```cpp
static x6_pick x6_choose(const f2g_gemm_desc& d) {
  if (x6f_ok(d)) {
    if (d.B.rows <= 32 && d.B.split == 3 && !d.E.x3_out) return {X6_N, 0};
    if (d.B.split == 4) return {X6_G, 0};
    return {X6_F, d.B.split == 3 ? 1 : 0};
  }
  if (d.A.split != 3 || d.B.split != 3 || !x6_shape_ok(d)) return {X6_NONE, 0};
  for (int taps = 5; taps >= 2; taps -= 3)
    if (x6_tap_ok(d, taps) && f2g_x6p_ok(d, taps)) return {X6_P, taps};
  return {X6_IMG, 0};
}

static x6_rows x6_rows_of(const f2g_operand& A, int es) {
  x6_rows R;
  if (host_plain(A)) {
    const long long pitch = es == 6 ? A.cols : A.seq_stride;
    R.P0 = 1, R.seq6 = (unsigned)(pitch * es), R.step6 = 0, R.off6 = 0;
    R.bytes = (unsigned)((long long)A.rows * pitch * es);
  } else {
    R.P0 = A.P0, R.seq6 = (unsigned)(A.seq_stride * es);
    R.step6 = (unsigned)((long long)A.step0 * A.unit * es), R.off6 = (unsigned)(-(long long)A.pad0 * A.unit * es);
    R.bytes = (unsigned)(x6_a_extent(A) * es);
  }
  return R;
}

int f2g_gemm_x6(const f2g_gemm_desc& d, hipStream_t st) {
  const int M = d.A.rows, N = d.B.rows, K = d.A.cols;
  constexpr size_t smem = 2 * 128 * 208;
  const dim3 grid((M + 127) / 128, (N + 127) / 128);
  const x6_pick pick = x6_choose(d);
  switch (pick.kind) {
    case X6_NONE:
      f2g_set_error("f2g_gemm precision 3: form 0 over plain f2g_split_bf16x3 images (split = 3), K % 32 == 0");
      return F2G_EINVAL;
    case X6_P:
      return f2g_launch_x6p(d, pick.arg, x6_a_extent(d.A), st);
    case X6_IMG:
      dyn_lds_once<gemm_x6_kernel>((int)smem);
      f2g_note_kernel("x6", 1, 4);
      hipLaunchKernelGGL(gemm_x6_kernel, grid, dim3(256), smem, st, d, M, N, K, x6_rows_of(d.A, 6), x6_wide(d));
      break;
    case X6_N: {
      constexpr size_t smem_n = (128 + 32) * 208;
      f2g_note_kernel("x6n", 1, 5);
      hipLaunchKernelGGL(gemm_x6n_kernel, dim3((M + 127) / 128), dim3(256), smem_n, st, d, M, N, K, x6_rows_of(d.A, 4));
      break;
    }
    case X6_G: {
      constexpr size_t smem_g = 4 * x6e::ESZ > 128 * 208 ? 4 * x6e::ESZ : 128 * 208;
      f2g_note_kernel("x6g", 1, 4);
      hipLaunchKernelGGL(gemm_x6g_kernel, grid, dim3(256), smem_g, st, d, M, N, K, x6_rows_of(d.A, 4), x6_wide(d));
      break;
    }
    case X6_F:
      dyn_lds_once<gemm_x6f_kernel<false>, gemm_x6f_kernel<true>>((int)smem);
      f2g_note_kernel(pick.arg ? "x6f<wimg=1>" : "x6f<wimg=0>", 1, 4);
      hipLaunchKernelGGL(pick.arg ? gemm_x6f_kernel<true> : gemm_x6f_kernel<false>, grid, dim3(256), smem, st, d, M, N,
                         K, x6_rows_of(d.A, 4), x6_wide(d));
      break;
  }
  return f2g_check_launch();
}

extern "C" int f2g_gemm_x6_ok(const f2g_gemm_desc* d) {
  if (!d || !x6_shape_ok(*d)) return 0;
  return 1 | ((x6_tap_ok(*d, 5) || x6_tap_ok(*d, 2)) ? 2 : 0) | (x6f_ok(*d) ? 4 : 0);
}

extern "C" int32_t f2g_gemm_colsum_part_rows(const f2g_gemm_desc* dp) {
  if (!dp || (dp->precision != 3 && dp->precision != 4) || dp->form != 0) return 0;
  f2g_gemm_desc d = *dp;
  if (d.E.colsum_part_ld <= 0) d.E.colsum_part_ld = 4;
  if (d.precision == 4 && d.A.split == 8) return f2g_h3p3n_ok(d) ? 2 * ((d.A.rows + 127) / 128) : 0;
  if (d.precision == 4) return f2g_h3p_ok(d, nullptr) || f2g_h3p3_ok(d) ? 4 * ((d.A.rows + 255) / 256) : 0;
  if (!x6_wide(d)) return 0;
  const int M = d.A.rows;
  switch (x6_choose(d).kind) {
    case X6_NONE:
    case X6_N:
      return 0;
    case X6_P:
      return 4 * ((M + 255) / 256);
    default:
      return 2 * ((M + 127) / 128);
  }
}

extern "C" int64_t f2g_split_bf16x3_bytes(int32_t rows, int32_t K) { return (int64_t)rows * K * 6; }

extern "C" int f2g_split_bf16x3(void* dst, const float* src, int64_t ld, int32_t rows, int32_t K,
                                f2g_stream_t stream) {
  if (!dst || !src || rows < 0 || K < 32 || (K % 32) || ld < K || (ld & 3) || (((uintptr_t)src) & 15) ||
      (((uintptr_t)dst) & 15))
    return F2G_EINVAL;
  if (rows == 0) return F2G_OK;
  const long long total = (long long)rows * (K / 4);
  hipLaunchKernelGGL(split3_img_kernel, dim3(f2g_grid_for(total, 256)), dim3(256), 0, (hipStream_t)stream,
                     reinterpret_cast<__bf16*>(dst), src, (long long)ld, (long long)rows, K);
  return f2g_check_launch();
}
```

flow2gan_amd/csrc/gemm_x6p.hip:

```cpp
#include <stdlib.h>

#include "gemm_common.h"
#include "x6_epilogue.h"

namespace {

constexpr int PITCH = 208;
constexpr int LH = 160;
constexpr int OPERA = 2 * LH * PITCH;
constexpr int OPERB = 128 * PITCH;
using x6e::ESZ;

struct x6p_tap {
  int P0, HpIn, offpos, C32;
  unsigned bytes;
};

template <int TAPS>
__global__ __launch_bounds__(512, 1) void gemm_x6p_kernel(const f2g_gemm_desc d, int M, int N, int K,
                                                          const x6p_tap R) {
  extern __shared__ __attribute__((aligned(16))) unsigned char smem6[];
  constexpr int NJA = (LH * 12 + 255) / 256, NJB = 128 * 12 / 512;
  const int tid = threadIdx.x, lane = tid & 63, wave = tid >> 6;
  const int grp = wave >> 2, gt = tid & 255;
// ... 89 lines not shown
            fb[ks][p][i] = *reinterpret_cast<const bf16x8*>(rB + buf * OPERB + p * 64 + i * 32 * PITCH + ks * 32);
          }
      storeB(buf ^ 1);
      gloadB(slab_of(step + 2));
      lds_barrier();
      if (t == TAPS - 1 && cs + 1 < R.C32) {
        storeA();
        gloadA(cs + 2 < R.C32 ? cs + 2 : 0);
      }
      __builtin_amdgcn_s_setprio(1);
#pragma unroll
      for (int ks = 0; ks < 2; ++ks)
#pragma unroll
        for (int sdeg = 2; sdeg >= 0; --sdeg)
#pragma unroll
          for (int i = 0; i < 3; ++i) {
            const int j = sdeg - i;
            if (j < 0 || j > 2) continue;
#pragma unroll
            for (int mi = 0; mi < 2; ++mi)
#pragma unroll
              for (int ni = 0; ni < 2; ++ni)
                acc[mi][ni] = __builtin_amdgcn_mfma_f32_32x32x16_bf16(fa[ks][i][mi], fb[ks][j][ni], acc[mi][ni], 0, 0, 0);
          }
      __builtin_amdgcn_s_setprio(0);
      if (!(grp == 1 && step == nsteps - 1)) lds_barrier();
    }
  }
  x6e::wide_epilogue(d.E, acc, M, N, mg + wm * 64, n0 + wn * 64, lane, smem6 + wave * ESZ);
}
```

**********

• [AIM OF THE EXERCISE]: Line by line, set the records above down again exactly.

• [RESULT]:
```cpp
static x6_pick x6_choose(const f2g_gemm_desc& d) {
  if (x6f_ok(d)) {
    if (d.B.rows <= 32 && d.B.split == 3 && !d.E.x3_out) return {X6_N, 0};
    if (d.B.split == 4) return {X6_G, 0};
    return {X6_F, d.B.split == 3 ? 1 : 0};
  }
  if (d.A.split != 3 || d.B.split != 3 || !x6_shape_ok(d)) return {X6_NONE, 0};
  for (int taps = 5; taps >= 2; taps -= 3)
    if (x6_tap_ok(d, taps) && f2g_x6p_ok(d, taps)) return {X6_P, taps};
  return {X6_IMG, 0};
}

static x6_rows x6_rows_of(const f2g_operand& A, int es) {
  x6_rows R;
  if (host_plain(A)) {
    const long long pitch = es == 6 ? A.cols : A.seq_stride;
    R.P0 = 1, R.seq6 = (unsigned)(pitch * es), R.step6 = 0, R.off6 = 0;
    R.bytes = (unsigned)((long long)A.rows * pitch * es);
  } else {
    R.P0 = A.P0, R.seq6 = (unsigned)(A.seq_stride * es);
    R.step6 = (unsigned)((long long)A.step0 * A.unit * es), R.off6 = (unsigned)(-(long long)A.pad0 * A.unit * es);
    R.bytes = (unsigned)(x6_a_extent(A) * es);
  }
  return R;
}

int f2g_gemm_x6(const f2g_gemm_desc& d, hipStream_t st) {
  const int M = d.A.rows, N = d.B.rows, K = d.A.cols;
  constexpr size_t smem = 2 * 128 * 208;
  const dim3 grid((M + 127) / 128, (N + 127) / 128);
  const x6_pick pick = x6_choose(d);
  switch (pick.kind) {
    case X6_NONE:
      f2g_set_error("f2g_gemm precision 3: form 0 over plain f2g_split_bf16x3 images (split = 3), K % 32 == 0");
      return F2G_EINVAL;
    case X6_P:
      return f2g_launch_x6p(d, pick.arg, x6_a_extent(d.A), st);
    case X6_IMG:
      dyn_lds_once<gemm_x6_kernel>((int)smem);
      f2g_note_kernel("x6", 1, 4);
      hipLaunchKernelGGL(gemm_x6_kernel, grid, dim3(256), smem, st, d, M, N, K, x6_rows_of(d.A, 6), x6_wide(d));
      break;
    case X6_N: {
      constexpr size_t smem_n = (128 + 32) * 208;
      f2g_note_kernel("x6n", 1, 5);
      hipLaunchKernelGGL(gemm_x6n_kernel, dim3((M + 127) / 128), dim3(256), smem_n, st, d, M, N, K, x6_rows_of(d.A, 4));
      break;
    }
    case X6_G: {
      constexpr size_t smem_g = 4 * x6e::ESZ > 128 * 208 ? 4 * x6e::ESZ : 128 * 208;
      f2g_note_kernel("x6g", 1, 4);
      hipLaunchKernelGGL(gemm_x6g_kernel, grid, dim3(256), smem_g, st, d, M, N, K, x6_rows_of(d.A, 4), x6_wide(d));
      break;
    }
    case X6_F:
      dyn_lds_once<gemm_x6f_kernel<false>, gemm_x6f_kernel<true>>((int)smem);
      f2g_note_kernel(pick.arg ? "x6f<wimg=1>" : "x6f<wimg=0>", 1, 4);
      hipLaunchKernelGGL(pick.arg ? gemm_x6f_kernel<true> : gemm_x6f_kernel<false>, grid, dim3(256), smem, st, d, M, N,
                         K, x6_rows_of(d.A, 4), x6_wide(d));
      break;
  }
  return f2g_check_launch();
}

extern "C" int f2g_gemm_x6_ok(const f2g_gemm_desc* d) {
  if (!d || !x6_shape_ok(*d)) return 0;
  return 1 | ((x6_tap_ok(*d, 5) || x6_tap_ok(*d, 2)) ? 2 : 0) | (x6f_ok(*d) ? 4 : 0);
}

extern "C" int32_t f2g_gemm_colsum_part_rows(const f2g_gemm_desc* dp) {
  if (!dp || (dp->precision != 3 && dp->precision != 4) || dp->form != 0) return 0;
  f2g_gemm_desc d = *dp;
  if (d.E.colsum_part_ld <= 0) d.E.colsum_part_ld = 4;
  if (d.precision == 4 && d.A.split == 8) return f2g_h3p3n_ok(d) ? 2 * ((d.A.rows + 127) / 128) : 0;
  if (d.precision == 4) return f2g_h3p_ok(d, nullptr) || f2g_h3p3_ok(d) ? 4 * ((d.A.rows + 255) / 256) : 0;
  if (!x6_wide(d)) return 0;
  const int M = d.A.rows;
  switch (x6_choose(d).kind) {
    case X6_NONE:
    case X6_N:
      return 0;
    case X6_P:
      return 4 * ((M + 255) / 256);
    default:
      return 2 * ((M + 127) / 128);
  }
}

extern "C" int64_t f2g_split_bf16x3_bytes(int32_t rows, int32_t K) { return (int64_t)rows * K * 6; }

extern "C" int f2g_split_bf16x3(void* dst, const float* src, int64_t ld, int32_t rows, int32_t K,
                                f2g_stream_t stream) {
  if (!dst || !src || rows < 0 || K < 32 || (K % 32) || ld < K || (ld & 3) || (((uintptr_t)src) & 15) ||
      (((uintptr_t)dst) & 15))
    return F2G_EINVAL;
  if (rows == 0) return F2G_OK;
  const long long total = (long long)rows * (K / 4);
  hipLaunchKernelGGL(split3_img_kernel, dim3(f2g_grid_for(total, 256)), dim3(256), 0, (hipStream_t)stream,
                     reinterpret_cast<__bf16*>(dst), src, (long long)ld, (long long)rows, K);
  return f2g_check_launch();
}
```

flow2gan_amd/csrc/gemm_x6p.hip:

```cpp
#include <stdlib.h>

#include "gemm_common.h"
#include "x6_epilogue.h"

namespace {

constexpr int PITCH = 208;
constexpr int LH = 160;
constexpr int OPERA = 2 * LH * PITCH;
constexpr int OPERB = 128 * PITCH;
using x6e::ESZ;

struct x6p_tap {
  int P0, HpIn, offpos, C32;
  unsigned bytes;
};

template <int TAPS>
__global__ __launch_bounds__(512, 1) void gemm_x6p_kernel(const f2g_gemm_desc d, int M, int N, int K,
                                                          const x6p_tap R) {
  extern __shared__ __attribute__((aligned(16))) unsigned char smem6[];
  constexpr int NJA = (LH * 12 + 255) / 256, NJB = 128 * 12 / 512;
  const int tid = threadIdx.x, lane = tid & 63, wave = tid >> 6;
  const int grp = wave >> 2, gt = tid & 255;
// ... 89 lines not shown
            fb[ks][p][i] = *reinterpret_cast<const bf16x8*>(rB + buf * OPERB + p * 64 + i * 32 * PITCH + ks * 32);
          }
      storeB(buf ^ 1);
      gloadB(slab_of(step + 2));
      lds_barrier();
      if (t == TAPS - 1 && cs + 1 < R.C32) {
        storeA();
        gloadA(cs + 2 < R.C32 ? cs + 2 : 0);
      }
      __builtin_amdgcn_s_setprio(1);
#pragma unroll
      for (int ks = 0; ks < 2; ++ks)
#pragma unroll
        for (int sdeg = 2; sdeg >= 0; --sdeg)
#pragma unroll
          for (int i = 0; i < 3; ++i) {
            const int j = sdeg - i;
            if (j < 0 || j > 2) continue;
#pragma unroll
            for (int mi = 0; mi < 2; ++mi)
#pragma unroll
              for (int ni = 0; ni < 2; ++ni)
                acc[mi][ni] = __builtin_amdgcn_mfma_f32_32x32x16_bf16(fa[ks][i][mi], fb[ks][j][ni], acc[mi][ni], 0, 0, 0);
          }
      __builtin_amdgcn_s_setprio(0);
      if (!(grp == 1 && step == nsteps - 1)) lds_barrier();
    }
  }
  x6e::wide_epilogue(d.E, acc, M, N, mg + wm * 64, n0 + wn * 64, lane, smem6 + wave * ESZ);
}
```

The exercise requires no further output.